If your travel is in less than 4 weeks and you have urgent travel plans, you can have your application processed in 3 business days by getting an appointment at a passport agency.

If you have a life or death emergency of an immediate family member that requires you to travel within 72 hours, you can get your passport expedited by calling 1-877-487-2778 Monday through Friday 8 a.m.–5 p.m. Eastern time. The State Department defines a life or death emergency as one of the following:

  • Serious illness
  • Serious injury
  • Death

The State Department considers an immediate family member as a parent, guardian, sibling, spouse, child, or grandparent.

With your application, you need to submit the following documents to receive a life or death expedition:

  • English versions or translations of death certificates, mortuary statement, or signed letter from medical or hospital professional
  • Proof of international travel related to the emergency

How to Check Passport Application Status

You can check your application status 14 days after submitting it. The best tool to use is the online tracking tool. All you need to submit is your last name, date of birth, and the last 4 digits of your Social Security Number.

How to Get a U.S. Passport From Outside the U.S.

If you’re applying for a U.S. passport for the first time outside the country, the process is the same. The only differences are that the fees are different, and your place to submit your application is different. Check with the local consulate or embassy for fees and location.

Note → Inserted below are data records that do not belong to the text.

template <int KS>
__global__ __launch_bounds__(256, 3) void conv_small(const SmallK a) {
    constexpr int RPW = 2, BH = 4 * RPW, BW = 32, PAD = KS / 2, PH = BH + KS - 1, PW = BW + KS - 1, T = KS * KS;
    constexpr int TPS = KS, NST = KS;
    constexpr int PATCH_F = PH * PW * 16;
    constexpr int SLAB_F = TPS * 4 * 16 * 4;
    __shared__ __attribute__((aligned(16))) float lds[PATCH_F + SLAB_F];
    char *patch = (char *)lds;
    float *wl = lds + PATCH_F;

    const int tid = threadIdx.x, lane = tid & 63, wave = tid >> 6;
    const int x0 = blockIdx.x * BW, y0 = blockIdx.y * BH, img = blockIdx.z;
    const int pr = lane & 15, g = lane >> 4;

    f32x4 acc[RPW][2];
#pragma unroll
    for (int m = 0; m < RPW; ++m)
#pragma unroll
        for (int hf = 0; hf < 2; ++hf) acc[m][hf] = (f32x4){0.f, 0.f, 0.f, 0.f};

    constexpr int NP = (PH * PW * 4 + 255) / 256, NW = (SLAB_F / 4 + 255) / 256;
    f32x4 rp[NP], rw[NW];
    struct Cursor {
        int s, c0, cg, st;
    };
    auto advance = [&](Cursor &k) {
        if (++k.st == NST) {
            k.st = 0;
            ++k.cg;
            k.c0 += KC;
            if (k.c0 >= a.seg_C[k.s]) {
                ++k.s;
                k.c0 = 0;
            }
        }
    };
    int poff[NP];
    unsigned inpic = 0;
#pragma unroll
    for (int u = 0; u < NP; ++u) {
        const int i = tid + u * 256;
        const int p = i >> 2;
        const int py = p / PW, px = p - py * PW;
        const int gy = y0 - PAD + py, gx = x0 - PAD + px;
        const bool ok = i < PH * PW * 4 && gy >= 0 && gy < a.H && gx >= 0 && gx < a.W;
        poff[u] = ok ? gy * a.W + gx : 0;
        inpic |= (ok ? 1u : 0u) << u;
    }
    auto load_patch = [&](const Cursor &k) {
        const int C = a.seg_C[k.s], cs = a.seg_cs[k.s];
        const float *sp = a.seg_ptr[k.s] + (size_t)img * a.H * a.W * cs;
        const int c = k.c0 + (tid & 3) * 4;
        const int cc = c < C ? c : 0;
#pragma unroll
        for (int u = 0; u < NP; ++u) rp[u] = *(const f32x4 *)(sp + (size_t)poff[u] * cs + cc);
    };
    auto store_patch = [&](const Cursor &k) {
        const int C = a.seg_C[k.s];
#pragma unroll
        for (int u = 0; u < NP; ++u) {
            const int i = tid + u * 256;
            if (i < PH * PW * 4) {
                const int qd = i & 3, p = i >> 2;
                const int c = k.c0 + qd * 4;
                f32x4 v = ((inpic >> u) & 1u) && c < C ? rp[u] : (f32x4){0.f, 0.f, 0.f, 0.f};
                if (c + 3 >= C) {
                    if (c + 1 >= C) v[1] = 0.f;
                    if (c + 2 >= C) v[2] = 0.f;
                    v[3] = 0.f;
                }
                if (a.in_act) {
#pragma unroll
                    for (int e = 0; e < 4; ++e) v[e] = act(v[e], a.in_slope);
                }
                f32x4 sv = v * ACT_SCALE;
#pragma unroll
                for (int e = 0; e < 4; ++e) sv[e] = __builtin_amdgcn_fmed3f(sv[e], -F16_MAX, F16_MAX);
                const f16x4 hi = __builtin_convertvector(sv, f16x4);
                const f16x4 lo = __builtin_convertvector(sv - __builtin_convertvector(hi, f32x4), f16x4);
                const int sw = (p >> 1) & 3, h = qd >> 1;
                char *rec = patch + p * 64 + (qd & 1) * 8;
                *(f16x4 *)(rec + ((h ^ sw) << 4)) = hi;
                *(f16x4 *)(rec + (((2 + h) ^ sw) << 4)) = lo;
            }
        }
    };
    auto load_w = [&](const Cursor &k) {
        const f32x4 *wsrc = (const f32x4 *)(a.wpack + ((size_t)(k.cg * T + k.st * TPS)) * 1024);
#pragma unroll
        for (int u = 0; u < NW; ++u) {
            const int i = tid + u * 256;
            if (i < SLAB_F / 4) rw[u] = wsrc[i];
        }
    };
    auto store_w = [&]() {
#pragma unroll
        for (int u = 0; u < NW; ++u) {
            const int i = tid + u * 256;
            if (i < SLAB_F / 4) *(f32x4 *)&wl[i * 4] = rw[u];
        }
    };

    Cursor cur = {0, 0, 0, 0};
    load_patch(cur);
    load_w(cur);
    const f16x8 zero8 = {0, 0, 0, 0, 0, 0, 0, 0};
    while (cur.s < a.nseg) {
        __syncthreads();
        if (cur.st == 0) store_patch(cur);
        store_w();
        __syncthreads();
        Cursor nxt = cur;
        advance(nxt);
        if (nxt.s < a.nseg) {
            if (nxt.st == 0) load_patch(nxt);
            load_w(nxt);
        }
#pragma unroll
        for (int tt = 0; tt < TPS; ++tt) {
            const f16x8 b1 = *(const f16x8 *)&wl[((tt * 4 + (g & 1)) * 16 + pr) * 4];
            const f16x8 b2 = g < 2 ? *(const f16x8 *)&wl[((tt * 4 + 2 + g) * 16 + pr) * 4] : zero8;
#pragma unroll
            for (int m = 0; m < RPW; ++m)
#pragma unroll
                for (int hf = 0; hf < 2; ++hf) {
                    const int p = (wave * RPW + m + cur.st) * PW + hf * 16 + pr + tt;
                    const f16x8 av = *(const f16x8 *)(patch + p * 64 + ((g ^ ((p >> 1) & 3)) << 4));
                    acc[m][hf] = __builtin_amdgcn_mfma_f32_16x16x32_f16(av, b1, acc[m][hf], 0, 0, 0);
                    acc[m][hf] = __builtin_amdgcn_mfma_f32_16x16x32_f16(av, b2, acc[m][hf], 0, 0, 0);
                }
        }
        cur = nxt;
    }

    const float inv_scale = 1.f / (ACT_SCALE * WGT_SCALE);
    const int ch = pr;
    bool sat = false;
    if (ch < a.Cout) {
        const float bias = a.bpack[ch];
#pragma unroll
        for (int m = 0; m < RPW; ++m) {
            const int oy = y0 + wave * RPW + m;
            if (oy >= a.H) continue;
            float rv[2][4];
#pragma unroll
            for (int hf = 0; hf < 2; ++hf)
#pragma unroll
                for (int j = 0; j < 4; ++j) {
                    const int ox = x0 + hf * 16 + g * 4 + j;
                    rv[hf][j] = (a.res && ox < a.W) ? a.res[((size_t)(img * a.H + oy) * a.W + ox) * a.res_cs + ch] : 0.f;
                }
#pragma unroll
            for (int hf = 0; hf < 2; ++hf)
#pragma unroll
                for (int j = 0; j < 4; ++j) {
                    const int ox = x0 + hf * 16 + g * 4 + j;
                    if (ox >= a.W) continue;
                    float v = acc[m][hf][j] * inv_scale + bias;
                    if (a.out_act == 1) v = act(v, a.out_slope);
                    else if (a.out_act == 2) v = fminf(fmaxf(v, 0.f), 1.f);
                    if (a.res) v += rv[hf][j];
                    if (a.status && !(fabsf(v) <= ACT_LIMIT)) sat = true;
                    a.out[((size_t)(img * a.H + oy) * a.W + ox) * a.out_cs + ch] = v;
                }
        }
    }
    if (sat) atomicOr(a.status, DCVC_STATUS_ACT_SATURATED);
}

}

extern "C" int64_t dcvc_conv_small_pack_bytes(int32_t Cout, int32_t ks, int32_t nseg, const int32_t *seg_C) {
    if (Cout <= 0 || Cout > 16 || nseg <= 0 || nseg > DCVC_MAX_SEG || (ks != 3 && ks != 7)) return DCVC_E_ARG;
    int chunks = 0;
    for (int s = 0; s < nseg; ++s) {
        if (seg_C[s] <= 0) return DCVC_E_ARG;
        chunks += (seg_C[s] + KC - 1) / KC;
    }
    return (int64_t)chunks * ks * ks * 1024;
}

extern "C" int dcvc_conv_small_pack_weights(const float *w, const float *b, int32_t Cout, int32_t ks, int32_t nseg,
                                            const int32_t *seg_C, void *wpack, float *bpack) {
    const int64_t total = dcvc_conv_small_pack_bytes(Cout, ks, nseg, seg_C);
    if (total < 0 || !w || !wpack || !bpack) return DCVC_E_ARG;
    const int T = ks * ks;
    int Cin = 0;
    for (int s = 0; s < nseg; ++s) Cin += seg_C[s];
    memset(wpack, 0, (size_t)total);
    for (int n = 0; n < 16; ++n) bpack[n] = (b && n < Cout) ? b[n] : 0.f;
    _Float16 *base = (_Float16 *)wpack;
    int status = DCVC_OK, cg = 0, cin0 = 0;
    for (int s = 0; s < nseg; ++s) {
        for (int c0 = 0; c0 < seg_C[s]; c0 += KC, ++cg)
            for (int t = 0; t < T; ++t)
                for (int cc = 0; cc < KC && c0 + cc < seg_C[s]; ++cc)
                    for (int n = 0; n < Cout; ++n) {
                        float sv = w[((size_t)n * Cin + cin0 + c0 + cc) * T + t] * WGT_SCALE;
                        if (!(fabsf(sv) <= F16_MAX)) { status = DCVC_E_RANGE; sv = sv > 0.f ? F16_MAX : -F16_MAX; }
                        const SplitF16 p = split_f16(sv);
                        const size_t blk = ((size_t)cg * T + t) * 4;
                        base[((blk + (cc >> 3)) * 16 + n) * 8 + (cc & 7)] = p.hi;
                        base[((blk + 2 + (cc >> 3)) * 16 + n) * 8 + (cc & 7)] = p.lo;
                    }
        cin0 += seg_C[s];
    }
    return status;
}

Passport Book vs. Passport Card

U.S. Passport Card


The passport card is the little known alternative to the U.S. passport book. The card is a wallet-size card similar to other photo identification cards. However, the card doesn’t have the full privileges the book has.

You can only use the card at sea and land border crossings traveling from the following areas:

  • Bermuda
  • The Caribbean
  • Canada
  • Mexico

You cannot use the card for international air travel.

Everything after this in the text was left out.